The frame is definitely postwar, due to tab frame.  The fenders are prewar style (not correct for that bike), could be original Schwinn with replacement bolt rivets or aftermarket completely.  I agree with Greenephantom that the bike is more than likely a Phantom or B6 that has had parts replaced over the years due to high use.  Still a nice find.


----------



## snickle (Jun 26, 2012)

Yeah thats what I meant


----------



## rustyspoke66 (Jun 26, 2012)

Ok I just got home from checking this thing out in person. The first thing I noticed is the tapered kickstand which would make it a 46. The rear hub is a Morrow with a date code of K3 which places the hub to prewar so I believe the assumption of the drive train being changed at some time is correct. The front hub is in great shape and should clean up and work fine with the addition of a brake lever and cable.
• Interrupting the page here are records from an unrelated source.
@@ -753,7 +755,6 @@
     if (t < n && f(t)) list[scan[t]] = (uint32_t)(r0 + t);
 }
 
-constexpr uint64_t kStatusAgg = 1ull << 62, kStatusPrefix = 2ull << 62, kStatusMask = (1ull << 62) - 1;
 
 #ifndef OSP_RUN_SHORT
 #define OSP_RUN_SHORT 16
@@ -850,12 +851,7 @@
     if (nbad) atomicAdd(bad, nbad);
 }
 
-constexpr int kLookWin = 1;
-__device__ __forceinline__ void lookback_publish(uint64_t *status, uint32_t t, uint64_t total) {
-    __hip_atomic_store(&status[t], (t == 0 ? kStatusPrefix : kStatusAgg) | total, __ATOMIC_RELAXED, __HIP_MEMORY_SCOPE_AGENT);
-}
 constexpr int kTicketStride = 32;
-constexpr uint32_t kLookbackSpinLimit = 1u << 22;
 __device__ __forceinline__ uint32_t take_ticket(uint32_t *ticket, uint32_t nshards, uint32_t &shard, uint32_t ntiles) {
     if (nshards <= 1) return atomicAdd(ticket, 1u);
     for (uint32_t tries = 0; tries < nshards; tries++) {
@@ -865,53 +861,6 @@
         shard = shard + 1 == nshards ? 0u : shard + 1;
     }
     return ntiles;
-}
-template <bool PUBLISH = true>
-__device__ __forceinline__ uint64_t lookback_prefix(uint64_t *status, uint32_t t, uint64_t total, uint32_t *abort_word = nullptr) {
-    const unsigned lane = lane_id();
-    if (PUBLISH && lane == 0) lookback_publish(status, t, total);
-    uint64_t excl = 0;
-    int64_t b = (int64_t)t - 1;
-    uint32_t spins = 0;
-    while (b >= 0) {
-        uint64_t sv[kLookWin];
-#pragma unroll
-        for (int j = 0; j < kLookWin; j++) {
-            const int64_t idx = b - (int64_t)(j * kWave) - (int64_t)lane;
-            sv[j] = kStatusPrefix;
-            if (idx >= 0) sv[j] = __hip_atomic_load(&status[idx], __ATOMIC_RELAXED, __HIP_MEMORY_SCOPE_AGENT);
-        }
-        bool done = false, retry = false;
-        uint64_t part = 0;
-#pragma unroll
-        for (int j = 0; j < kLookWin; j++) {
-            if (!done && !retry) {
-                const uint64_t m_prefix = __ballot((sv[j] >> 62) == 2), m_empty = __ballot((sv[j] >> 62) == 0);
-                const int p = m_prefix ? __builtin_ctzll(m_prefix) : 64;
-                const uint64_t need = p >= 63 ? ~0ull : ((2ull << p) - 1ull);
-                if (m_empty & need) {
-                    retry = true;
-                } else {
-                    part += ((int)lane <= p) ? (sv[j] & kStatusMask) : 0ull;
-                    if (p < 64) done = true;
-                }
-            }
-        }
-        if (retry) {
-            __builtin_amdgcn_s_sleep(1);
-            if (abort_word && (++spins & 255u) == 0) {
-                if (spins >= kLookbackSpinLimit && lane == 0) atomicExch(abort_word, 1u);
-                if (spins >= kLookbackSpinLimit || __hip_atomic_load(abort_word, __ATOMIC_RELAXED, __HIP_MEMORY_SCOPE_AGENT) != 0u) break;
-            }
-            continue;
-        }
-        excl += wave_reduce_sum_u62(part);
-        if (done) break;
-        b -= (int64_t)kLookWin * kWave;
-    }
-    if (lane == 0 && t != 0)
-        __hip_atomic_store(&status[t], kStatusPrefix | (excl + total), __ATOMIC_RELAXED, __HIP_MEMORY_SCOPE_AGENT);
-    return excl;
 }
 
 struct TileDesc {
diff --git a/outerspace_amd/csrc/osp_pipeline.h b/outerspace_amd/csrc/osp_pipeline.h
--- a/outerspace_amd/csrc/osp_pipeline.h
+++ b/outerspace_amd/csrc/osp_pipeline.h
@@ -38,25 +38,21 @@
     hipStream_t s = ctx->stream;
     const uint64_t nr = r1 - r0;
     TilePlan pl;
-    uint32_t *flag_scan = sc.get<uint32_t>(nr + 1);
     uint32_t *tmp_rows = sc.get<uint32_t>(nr + 1);
-    uint64_t *scan_tmp = sc.get<uint64_t>(scan_scratch_entries(std::max<uint64_t>(nr + 1, 16)));
     const uint64_t slot = 8ull * cap;
+    const uint32_t ncb = (uint32_t)std::min<uint64_t>(nr, 2 + nforce + total / slot + nr / 65536);
+    ScanPhase ph(sc, s, {nr, ncb, nr});
+    uint32_t *counts = sc.get<uint32_t>(2);
     CoarseStartFlag csf{row_off, r0, base, slot, force_start};
-    device_exclusive_scan<CoarseStartFlag, uint32_t>(csf, nr, flag_scan, (uint32_t *)scan_tmp, s);
-    compact_flagged_kernel<CoarseStartFlag><<<grid_for(nr, 256), 256, 0, s>>>(csf, flag_scan, nr, r0, tmp_rows);
-    const uint32_t ncb = (uint32_t)std::min<uint64_t>(nr, 2 + nforce + total / slot + nr / 65536);
-    const uint32_t *ncb_p = flag_scan + nr;
+    device_scan_compact<CoarseStartFlag>(csf, nr, r0, tmp_rows, counts, ph.take(nr), s);
+    const uint32_t *ncb_p = counts;
     uint32_t *cb_cnt = sc.get<uint32_t>((uint64_t)ncb + 1);
     tile_walk_kernel<<<grid_for(ncb, 128), 128, 0, s>>>(tmp_rows, ncb_p, ncb, r1, row_off, cap, max_rows, nullptr, cb_cnt, nullptr);
-    device_exclusive_scan<LoadU32, uint32_t>(LoadU32{cb_cnt}, ncb, cb_cnt, (uint32_t *)scan_tmp, s);
+    device_scan_chained<LoadU32, uint32_t>(LoadU32{cb_cnt}, ncb, cb_cnt, ph.take(ncb), s);
     HeavyRowFlag hrf{row_off, r0, cap};
-    uint32_t *long_scan = sc.get<uint32_t>(nr + 1);
-    uint32_t *long_tmp = sc.get<uint32_t>(scan_scratch_entries(std::max<uint64_t>(nr + 1, 16)));
-    device_exclusive_scan<HeavyRowFlag, uint32_t>(hrf, nr, long_scan, long_tmp, s);
     pl.long_rows = sc.get<uint32_t>(nr + 1);
-    compact_flagged_kernel<HeavyRowFlag><<<grid_for(nr, 256), 256, 0, s>>>(hrf, long_scan, nr, r0, pl.long_rows);
-    { Gather g(s); g.add(&pl.ntiles, (const uint32_t *)cb_cnt + ncb); g.add(&pl.nlong, (const uint32_t *)long_scan + nr); g.wait(); }
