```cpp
#define AMX_BLOCK 256
#define AMX_HIST_BINS 1000
#define AMX_SCAN_PW 6
#define AMX_CTL_FAST 1
#define AMX_STATS 16
#ifndef AMX_PCM_U8
#define AMX_PCM_U8 0
#define AMX_PCM_S16 1
#define AMX_PCM_S24 2
#define AMX_PCM_S32 3
#define AMX_PCM_F32 4
#define AMX_PCM_F64 5
#define AMX_PCM_S8 6
#define AMX_PCM_S16BE 7
#define AMX_PCM_S24BE 8
#define AMX_PCM_S32BE 9
#define AMX_PCM_F32BE 10
#define AMX_PCM_F64BE 11
#endif
// ... 16 lines not shown
    const ScanBlk *blks;
    const double *M;
    const double *Mbk;
};
hipError_t launch_front1(const Launch &l, int D, int win, bool analog, const float *in,
                         const float *lut, int16_t *a16, const double *G, double *e, bool sc = false);
hipError_t launch_scan(const ScanPlan &p, const double *e, double *s, const double *carry,
                       double *eb, hipStream_t st, bool up = true, const double *tailP = nullptr,
                       double *tail = nullptr);
hipError_t launch_front2(const Launch &l, int mask, const int16_t *a16, const double *s_eq,
                         int16_t *dst, int to_out, const double *Gx, double *e_x,
                         const double *Gkw, double *e_kw, uint32_t *pk, bool sc = false,
                         const float *slut = nullptr);
hipError_t launch_xover2(const Launch &l, const int16_t *p16, const double *s_x,
                         int16_t *bands, int64_t nloc, int *bact);
struct DynLaunch {
    const ChainDev *cd;
    const ChunkDev *chunks;
    int n_chunks;
    const SegDev *es;
    int n_es;
    const int *eseg0, *neseg;
    int64_t nloc, max_chunk_n;
    int look, warm, Le, rcp;
    const double *tabs;
    hipStream_t st;
    int env_wg, env_pin;
};
hipError_t launch_rms(const DynLaunch &d, const int16_t *bands, uint16_t *m, int *bact);
hipError_t launch_mc_rms(const DynLaunch &d, const ChunkDev *schunks, const int16_t *bands, int64_t snloc,
                         int C, uint16_t *m, int *bact);
hipError_t launch_mc_gain_overlay(const DynLaunch &d, const ChunkDev *schunks, const uint16_t *m,
                                  const double *ck, const int16_t *bands, int64_t snloc, int C,
                                  int64_t max_chunk_out, const int64_t *n1tab, const int *bact, int16_t *out);
hipError_t launch_mc_pack(const void *in, int64_t samples, int in_s16, uint32_t *pairs, hipStream_t st);
hipError_t launch_mc_unpack(const uint32_t *pairs, int64_t samples, int16_t *out, hipStream_t st);
hipError_t launch_mc_split_pairs(const int16_t *y, int64_t frames, int C, int16_t *pairs, hipStream_t st);
hipError_t launch_mc_loudness_combine(const double *hops, int64_t max_hops, const double *peak, int C,
                                      double *hops1, double *peak1, hipStream_t st);
hipError_t launch_mc_peak_pick(const int16_t *y, int64_t frames, int C, const double *gain, int16_t *syn,
                               hipStream_t st);
hipError_t launch_mc_limiter_out(const int16_t *y, int64_t frames, int C, int halo_frames, const double *gains,
                                 const int32_t *ctl, const double *att, double level_in, double level,
                                 double level_out, double limit, int16_t *out, hipStream_t st);
hipError_t launch_zero(void *p, size_t bytes, hipStream_t st);
hipError_t launch_pcm_to_s16(const void *raw, int64_t frames, int channels, int fmt, int16_t *out,
                             hipStream_t st);
void flac_encode_size(int64_t frames, int C, int B, int lpc_order, int64_t *nf, int64_t *max_out,
                      int64_t *ws_bytes);
hipError_t launch_flac_encode(const int16_t *pcm, int64_t frames, int C, int fs, int B, int lpc_order, uint8_t *out,
                              int64_t capacity, uint32_t *frame_bytes, uint32_t *sub_bits, int64_t *total,
                              void *ws, hipStream_t st);
hipError_t launch_env(const DynLaunch &d, const uint16_t *m, double *ck, double *sv, double *ev,
                      int *act, int *list, int *hmark, int *prev, int *list0, int *flags, int rounds,
                      int part);
hipError_t launch_envseq(const DynLaunch &d, const uint16_t *m, double *ck, double *sv, double *ev,
                         const int *act, const int *flags, int rounds);
hipError_t launch_gain_overlay(const DynLaunch &d, const uint16_t *m, const double *ck,
                               const int16_t *bands, int16_t *out, int64_t max_chunk_out,
                               const int64_t *n1tab, const int *act, const int *bact);
hipError_t launch_kw1(const ChainDev *cd, const KwSegDev *ks, int n_kseg, int L,
                      const int16_t *x, const double *G, double *e, uint32_t *pk,
                      const int32_t *gate, hipStream_t st);
hipError_t launch_kw2(const ChainDev *cd, const KwSegDev *ks, int n_kseg, int L, int hop,
                      const int16_t *x, const double *s, double *parts, int64_t *part_hop,
                      int aligned, const int32_t *gate, hipStream_t st);
hipError_t launch_hops(const SpanDev *spans, int n_tracks, const KwSegDev *ks, int L, int hop,
                       const double *parts, const int64_t *part_hop, double *hops,
                       int64_t max_hops, hipStream_t st);
hipError_t launch_hist(const SpanDev *spans, int n_tracks, int hop, const double *hops,
                       int64_t max_hops, const double *bounds, unsigned long long *hist,
                       unsigned long long *st_hist, hipStream_t st);
#define AMX_UP_EDGE 80
#define AMX_UP_BLOCK 64
struct UpArgs {
    const ChainDev *cd;
    const KwSegDev *ks;
    int n_kseg;
    const SpanDev *spans;
    int Lin, Lout;
    int static_l;
    int poly;
    const int32_t *fcnt;
    const float *bankn;
    int hop;
    const int32_t *obase, *oph;
    const float *owt;
    int lin;
    const int32_t *slow;
    int64_t n_slow;
    const float *bank;
    int taps, alloc;
    const uint32_t *x, *edge;
    const double *G;
    const double *qh, *qt;
    double *eterms;
    double *e;
    const double *s;
    double *parts;
    int64_t *part_hop;
    uint32_t *pk;
};
struct LnArgs {
    int64_t n192;
    float *u;
    double *ring;
    int16_t *y;
    double *summary;
    const double *hops;
    const double *peak;
// ... 108 lines not shown
```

The fenders are actually very nice but for a earlier bike and have Wald aftermarket braces. The rims are actually kind of nice and are actually drilled for heavy duty spokes which is kind of crazy since someone used standard spokes and the nipples look like they are going to pull through the rim. I am also guessing the seat is correct for a B6? The final question is does some one have a picture of a black and red B6? One more thing is that it looks like the bike will be added to my stable soon.


----------



## bikeboy1340 (Jun 26, 2012)

*Another mouth to feed*

Grab it because there is a lot of good working material there.  The seat could have come on many models, I have a '48 Lincoln badged Schwinn DX with the same seat.  The bars appear to be newer beach cruiser style.  If the parts aren't correct, they can always be used on another mouth to feed.  Congrats.


----------



## rustyspoke66 (Jun 27, 2012)

Ok I am assuming this is the correct fender for this bike?


----------



## greenephantom (Jun 28, 2012)

If it was a B6, then yes, that should be the correct fender.  B6 seemed like a long shot, but if that fender was in the same pile as the bike, then it seems real likely the bike's a B6.  Neat.
Cheers, Geoff


----------



## rustyspoke66 (Jun 28, 2012)

Just curious why a B6 would be a long shot. Other than missing the tank, rack and finders it seems like it would be more likely, with the locking spring fork and fore brake to be a B6?


----------



## Larmo63 (Jun 28, 2012)

Because all of that stuff came on Phantoms, and, so damn many of them were 

manufactured....... That fender is a game changer.


----------



## rustyspoke66 (Jun 28, 2012)

That's what I was thinking. I've never seen a black and red B6 but they must exist.


----------